A Census That Divides and ‘Nudges’

COMMENTARY Government Regulation

A Census That Divides and ‘Nudges’

Mar 23, 2017 2 min read
COMMENTARY BY
Mike Gonzalez

Angeles T. Arredondo E Pluribus Unum Senior Fellow

Mike is the Angeles T. Arredondo E Pluribus Unum Senior Fellow at The Heritage Foundation.
Today’s U.S. immigrants and their descendants must not be allowed to embrace a simply American identity, as did previous generations of newcomers to these shores. iStock

Key Takeaways

Strong group identification is the lifeblood of the “progressive” project.

New ethnic groups created in Washington are the building blocks of the progressive plan to transform America.

The 2020 census will drive redistricting for the 2022 election.

In its waning days the Obama administration proposed two new wrinkles for the 2020 census: creating a brand new pan-ethnic category for people of Middle Eastern heritage and classifying Hispanics as a race.

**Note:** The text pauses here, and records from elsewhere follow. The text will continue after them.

__device__ __forceinline__ void crop_observed_px(const CropArgs &a, int b, float mesh_diameter) {
  const int p = blockIdx.x * blockDim.x + threadIdx.x;
  const float *T = a.tf + (size_t)b * 9;
  const float *pose = a.poses + (size_t)b * 16;
  const int H = a.H, W = a.W;
  __shared__ double s_aff[4];
  if (threadIdx.x == 0) {
    const double sx0 = T[0], tx0 = T[2], sy0 = T[4], ty0 = T[5];
    s_aff[0] = (1.0 / sx0) * W / (W - 1.0);
    s_aff[1] = (-tx0 / sx0) * W / (W - 1.0) - 0.5;
    s_aff[2] = (1.0 / sy0) * H / (H - 1.0);
    s_aff[3] = (-ty0 / sy0) * H / (H - 1.0) - 0.5;
  }
  __syncthreads();
  if (p >= a.Ho * a.Wo) return;
  const int j = p / a.Wo, i = p - j * a.Wo;
  const double sx = T[0], tx = T[2], sy = T[4], ty = T[5];
  const double ax = s_aff[0], bx = s_aff[1], ay = s_aff[2], by = s_aff[3];
  const double xd = ax * i + bx, yd = ay * j + by;
  const float x = (float)xd, y = (float)yd;

  float rgb[3];
  {
    float x0f = floorf(x), y0f = floorf(y);
    int x0 = (int)x0f, y0 = (int)y0f, x1 = x0 + 1, y1 = y0 + 1;
    float x1f = x0f + 1.f, y1f = y0f + 1.f;
    float nw = (x1f - x) * (y1f - y), ne = (x - x0f) * (y1f - y), sw = (x1f - x) * (y - y0f), se = (x - x0f) * (y - y0f);
#pragma unroll
    for (int c = 0; c < 3; ++c) {
      float acc = 0.f;
      acc = __fadd_rn(acc, __fmul_rn(frame_at(a.rgb, H, W, 3, y0, x0, c), nw));
      acc = __fadd_rn(acc, __fmul_rn(frame_at(a.rgb, H, W, 3, y0, x1, c), ne));
      acc = __fadd_rn(acc, __fmul_rn(frame_at(a.rgb, H, W, 3, y1, x0, c), sw));
      acc = __fadd_rn(acc, __fmul_rn(frame_at(a.rgb, H, W, 3, y1, x1, c), se));
      rgb[c] = __fdiv_rn(acc, 255.f);
    }
  }
  const int qx = round_snapped(xd), qy = round_snapped(yd);
  const bool q_in = (qx >= 0 && qx < W && qy >= 0 && qy < H);
  float xyz[3] = {0.f, 0.f, 0.f};
  float invalid_thres;
  if (a.mode == 0) {
    invalid_thres = 0.001f;
    if (q_in) {
#pragma unroll
      for (int c = 0; c < 3; ++c) xyz[c] = a.geom[((size_t)qy * W + qx) * 3 + c];
    }
  } else {
    invalid_thres = 0.1f;
    if (q_in) {
      const double cxp = (sx * qx + tx) * a.Wo / (a.Wo - 1.0) - 0.5;
      const double cyp = (sy * qy + ty) * a.Ho / (a.Ho - 1.0) - 0.5;
      const int pi = round_snapped(cxp), pj = round_snapped(cyp);
      float z = 0.f;
      if (pi >= 0 && pi < a.Wo && pj >= 0 && pj < a.Ho) {
        const int rx = round_snapped(ax * pi + bx), ry = round_snapped(ay * pj + by);
        if (rx >= 0 && rx < W && ry >= 0 && ry < H) z = a.geom[(size_t)ry * W + rx];
      }
      const float fx = (float)a.K[0], fy = (float)a.K[4], cx = (float)a.K[2], cy = (float)a.K[5];
      if (!(z < 0.001f)) {
        xyz[0] = __fdiv_rn(__fmul_rn(__fsub_rn((float)qx, cx), z), fx);
        xyz[1] = __fdiv_rn(__fmul_rn(__fsub_rn((float)qy, cy), z), fy);
        xyz[2] = z;
      }
    }
  }
  const bool invalid = xyz[2] < invalid_thres;
  const float radius = __fdiv_rn(mesh_diameter, 2.f);
  const float inv_r = __fdiv_rn(1.f, radius);
  float o6[6] = {rgb[0], rgb[1], rgb[2], 0.f, 0.f, 0.f};
#pragma unroll
  for (int c = 0; c < 3; ++c) {
    float v = __fsub_rn(xyz[c], pose[c * 4 + 3]);
    if (a.normalize_xyz) {
      v = __fmul_rn(v, inv_r);
      if (invalid || fabsf(v) >= 2.f) v = 0.f;
    }
    o6[3 + c] = v;
  }
  if (a.out_fmt == 0) {
    float *out = (float *)a.out + (size_t)b * 6 * a.Ho * a.Wo;
#pragma unroll
    for (int c = 0; c < 6; ++c) out[(size_t)c * a.Ho * a.Wo + p] = o6[c];
  } else {
    half8 hv;
#pragma unroll
    for (int c = 0; c < 6; ++c) hv[c] = (f16)o6[c];
    hv[6] = (f16)0.f;
    hv[7] = (f16)0.f;
    *reinterpret_cast<half8 *>((f16 *)a.out + ((size_t)b * a.Ho * a.Wo + p) * 8) = hv;
  }
}

__global__ __launch_bounds__(256) void crop_observed_kernel(CropArgs a) { crop_observed_px(a, blockIdx.y, a.mesh_diameter); }

struct CropDiameters {
  float d[FP_TRACK_MAX_OBJECTS];
};
__global__ __launch_bounds__(256) void crop_observed_objects_kernel(CropArgs a, CropDiameters t) { crop_observed_px(a, blockIdx.y, t.d[blockIdx.y]); }

int launch_crop_observed(const CropArgs &a, hipStream_t s) {
  FP_REQUIRE(a.mode == 0 || a.mode == 1, "crop_observed: mode must be 0 (refiner) or 1 (scorer)");
  FP_REQUIRE(a.H > 1 && a.W > 1 && a.Ho > 1 && a.Wo > 1, "crop_observed: degenerate image size");
  if (a.N == 0) return FP_OK;
  dim3 grid((a.Ho * a.Wo + 255) / 256, a.N);
  hipLaunchKernelGGL(crop_observed_kernel, grid, dim3(256), 0, s, a);
  FP_CHECK_HIP(hipGetLastError());
  return FP_OK;
}

int launch_crop_observed_objects(const CropArgs &a, const float *diameter, hipStream_t s) {
  FP_REQUIRE(a.mode == 0 || a.mode == 1, "crop_observed: mode must be 0 (refiner) or 1 (scorer)");
  FP_REQUIRE(a.H > 1 && a.W > 1 && a.Ho > 1 && a.Wo > 1, "crop_observed: degenerate image size");
  FP_REQUIRE(a.N >= 0 && a.N <= FP_TRACK_MAX_OBJECTS, "crop_observed: %d objects in one launch (at most %d)", a.N, FP_TRACK_MAX_OBJECTS);
  if (a.N == 0) return FP_OK;
  CropDiameters t;
  memset(&t, 0, sizeof(t));
  for (int b = 0; b < a.N; ++b) t.d[b] = diameter[b];
  hipLaunchKernelGGL(crop_observed_objects_kernel, dim3((a.Ho * a.Wo + 255) / 256, a.N), dim3(256), 0, s, a, t);
  FP_CHECK_HIP(hipGetLastError());
  return FP_OK;
}

__global__ __launch_bounds__(256) void warp_nearest_kernel(const float *__restrict__ src, size_t src_batch_stride, int Hs, int Ws, int C,
                                                           const float *__restrict__ tf, int Ho, int Wo, float *__restrict__ out) {
  const int b = blockIdx.y;
  const int p = blockIdx.x * blockDim.x + threadIdx.x;
  if (p >= Ho * Wo) return;
  const float *T = tf + (size_t)b * 9;
  const double sx = T[0], tx = T[2], sy = T[4], ty = T[5];
  const double ax = (1.0 / sx) * Ws / (Ws - 1.0), bx = (-tx / sx) * Ws / (Ws - 1.0) - 0.5;
  const double ay = (1.0 / sy) * Hs / (Hs - 1.0), by = (-ty / sy) * Hs / (Hs - 1.0) - 0.5;
  const int j = p / Wo, i = p - j * Wo;
  const int qx = round_snapped(ax * i + bx), qy = round_snapped(ay * j + by);
  const bool in = qx >= 0 && qx < Ws && qy >= 0 && qy < Hs;
  const float *s = src + (size_t)b * src_batch_stride + ((size_t)(in ? qy : 0) * Ws + (in ? qx : 0)) * C;
  float *o = out + (size_t)b * C * Ho * Wo + p;
  for (int c = 0; c < C; ++c) o[(size_t)c * Ho * Wo] = in ? s[c] : 0.f;
}

int launch_warp_nearest(const float *src, int src_batch, int Hs, int Ws, int C, const float *tf, int N, int Ho, int Wo, float *out,
                        hipStream_t s) {
  FP_REQUIRE(Hs > 1 && Ws > 1 && Ho > 0 && Wo > 0 && C > 0, "warp_nearest: degenerate image size");
  FP_REQUIRE(src_batch == 1 || src_batch == N, "warp_nearest: the source batch is 1 (broadcast) or N");
  if (N == 0) return FP_OK;
  dim3 grid((Ho * Wo + 255) / 256, N);
  hipLaunchKernelGGL(warp_nearest_kernel, grid, dim3(256), 0, s, src, src_batch == 1 ? (size_t)0 : (size_t)Hs * Ws * C, Hs, Ws, C, tf, Ho,
                     Wo, out);
  FP_CHECK_HIP(hipGetLastError());
  return FP_OK;
}

__global__ void erode_depth_kernel(const float *__restrict__ depth, int H, int W, int radius, float diff_thres, float ratio_thres,
                                   float zfar, float *__restrict__ out) {
  int w = blockIdx.x * blockDim.x + threadIdx.x, h = blockIdx.y * blockDim.y + threadIdx.y;
  if (w >= W || h >= H) return;
  float d_ori = depth[(size_t)h * W + w];
  float bad = 0.f, total = 0.f;
  for (int u = w - radius; u <= w + radius; ++u) {
    if (u < 0 || u >= W) continue;
    for (int v = h - radius; v <= h + radius; ++v) {
      if (v < 0 || v >= H) continue;
      float cur = depth[(size_t)v * W + u];
      total += 1.f;
      if (cur < 0.001f || cur >= zfar || fabsf(cur - d_ori) > diff_thres) bad += 1.f;
    }
  }
  out[(size_t)h * W + w] = (__fdiv_rn(bad, total) > ratio_thres) ? 0.f : d_ori;
}

__global__ void bilateral_depth_kernel(const float *__restrict__ depth, int H, int W, int radius, float zfar, float sigmaD,
                                       float sigmaR, float *__restrict__ out) {
  int w = blockIdx.x * blockDim.x + threadIdx.x, h = blockIdx.y * blockDim.y + threadIdx.y;
  if (w >= W || h >= H) return;
  float mean_depth = 0.f;
  int num_valid = 0;
  for (int u = w - radius; u <= w + radius; ++u) {
    if (u < 0 || u >= W) continue;
    for (int v = h - radius; v <= h + radius; ++v) {
      if (v < 0 || v >= H) continue;
      float cur = depth[(size_t)v * W + u];
      if (cur >= 0.001f && cur < zfar) {
        num_valid += 1;
        mean_depth = __fadd_rn(mean_depth, cur);
      }
    }
  }
  float res = 0.f;
  if (num_valid > 0) {
    mean_depth = __fdiv_rn(mean_depth, (float)num_valid);
    float dc = depth[(size_t)h * W + w];
    float sum_w = 0.f, sum = 0.f;
    const float den_d = __fmul_rn(__fmul_rn(2.f, sigmaD), sigmaD), den_r = __fmul_rn(__fmul_rn(2.f, sigmaR), sigmaR);
    for (int u = w - radius; u <= w + radius; ++u) {
      if (u < 0 || u >= W) continue;
      for (int v = h - radius; v <= h + radius; ++v) {
        if (v < 0 || v >= H) continue;
        float cur = depth[(size_t)v * W + u];
        if (cur >= 0.001f && cur < zfar && fabsf(cur - mean_depth) < 0.01f) {
          float sp = __fdiv_rn(-(float)((u - w) * (u - w) + (h - v) * (h - v)), den_d);
          float df = __fsub_rn(dc, cur);
          float rg = __fdiv_rn(__fmul_rn(df, df), den_r);
          float wt = expf(__fsub_rn(sp, rg));
          sum_w = __fadd_rn(sum_w, wt);
          sum = __fadd_rn(sum, __fmul_rn(wt, cur));
        }
      }
    }
    if (sum_w > 0.f) res = __fdiv_rn(sum, sum_w);
  }
  out[(size_t)h * W + w] = res;
}

__global__ void depth2xyz_kernel(const float *__restrict__ depth, int H, int W, float fx, float fy, float cx, float cy, float zfar,
                                 float *__restrict__ xyz) {
  int w = blockIdx.x * blockDim.x + threadIdx.x, h = blockIdx.y * blockDim.y + threadIdx.y;
  if (w >= W || h >= H) return;
  float z = depth[(size_t)h * W + w];
  float o[3] = {0.f, 0.f, 0.f};
  if (!(z < 0.001f) && !(z > zfar)) {
    o[0] = __fdiv_rn(__fmul_rn(__fsub_rn((float)w, cx), z), fx);
    o[1] = __fdiv_rn(__fmul_rn(__fsub_rn((float)h, cy), z), fy);
    o[2] = z;
  }
  size_t p = ((size_t)h * W + w) * 3;
  xyz[p] = o[0];
  xyz[p + 1] = o[1];
  xyz[p + 2] = o[2];
}

static dim3 grid2d(int H, int W) { return dim3((W + 31) / 32, (H + 7) / 8); }

int launch_erode(const float *d, int H, int W, int radius, float diff_thres, float ratio_thres, float zfar, float *out, hipStream_t s) {
  hipLaunchKernelGGL(erode_depth_kernel, grid2d(H, W), dim3(32, 8), 0, s, d, H, W, radius, diff_thres, ratio_thres, zfar, out);
  FP_CHECK_HIP(hipGetLastError());
  return FP_OK;
}
int launch_bilateral(const float *d, int H, int W, int radius, float zfar, float sigmaD, float sigmaR, float *out, hipStream_t s) {
  hipLaunchKernelGGL(bilateral_depth_kernel, grid2d(H, W), dim3(32, 8), 0, s, d, H, W, radius, zfar, sigmaD, sigmaR, out);
  FP_CHECK_HIP(hipGetLastError());
  return FP_OK;
}
int launch_depth2xyz(const float *d, int H, int W, const double *K, float zfar, float *xyz, hipStream_t s) {
  hipLaunchKernelGGL(depth2xyz_kernel, grid2d(H, W), dim3(32, 8), 0, s, d, H, W, (float)K[0], (float)K[4], (float)K[2], (float)K[5],
                     zfar, xyz);
  FP_CHECK_HIP(hipGetLastError());
  return FP_OK;
}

No doubt Hillary Clinton’s administration would rubber-stamp these changes, further remaking America a nation of groups. But the election didn’t turn out as expected, and the Trump administration should reject these divisive proposals, both of which will come before the Office of Management and Budget after a brief comments period that began last week.

The first proposal would create yet another interest group, this time out of Americans who originate in that vast expanse of land that stretches from Morocco to the Iran-Afghanistan border. The new group would be called “MENA,” for Middle East and North Africa.

The new Hispanic classification would make it harder for Americans who originate in Latin America to identify themselves as black, white or some other race. The new question would collapse what are now two separate questions—Are you Hispanic or not? What race are you?—into one: “What is this person’s race or origin?”

The proposed new census form, for example, defines “white” as “German, Irish, English, Italian, Polish, French, etc.” If you are “Mexican American, Puerto Rican, Cuban, Salvadoran, Dominican, etc.,” you are directed to check the box for “Hispanic, Latino or Spanish origin.”

Proponents say responders can always check more than one box. But the reality is that the growing number of Americans of Spanish or Portuguese ancestry who now check the “white” box—more than 29 million out of 56 million in the 2010 census—would be nudged into not doing so by the new definitions.

A recently released Census Bureau study finds “Hispanic respondents identified as Hispanic alone at significantly higher rates when responding to the combined question formats compared to the Separate Questions format.”

Why is this important? Strong group identification is the lifeblood of the “progressive” project—which is why today’s U.S. immigrants and their descendants must not be allowed to embrace a simply American identity, as did previous generations of newcomers to these shores. New ethnic groups created in Washington are the building blocks of the progressive plan to transform America.

Prior to the 1980 census and going back to the end of the Mexican-American War in 1848, Mexican-Americans were considered white. To this day, the census classifies Arab-Americans and others of Middle Eastern descent as white. Creating MENA would transform them into official minorities.

Many Arab-Americans are descendants of Ellis Island immigrants and do not see themselves as minorities. People like Ralph Nader,actress Marlo Thomas and Rep. Darrell Issa (R., Calif.) could find themselves enrolled as members of a protected class in 2020—eligible for “racial” preferences in school admissions, housing, loans and government contracts.

They could also find themselves in new, bizarrely contoured congressional districts. The 2020 census will drive redistricting for the 2022 election. Tortured reinterpretations of the Voting Rights Act hold that members of minority groups must be cramped into racially gerrymandered districts.

When these two divisive proposals posted last week, the Federal Register made clear that the OMB can “modify or reject” them and has the “option of making no changes.” Rejecting both is the best option.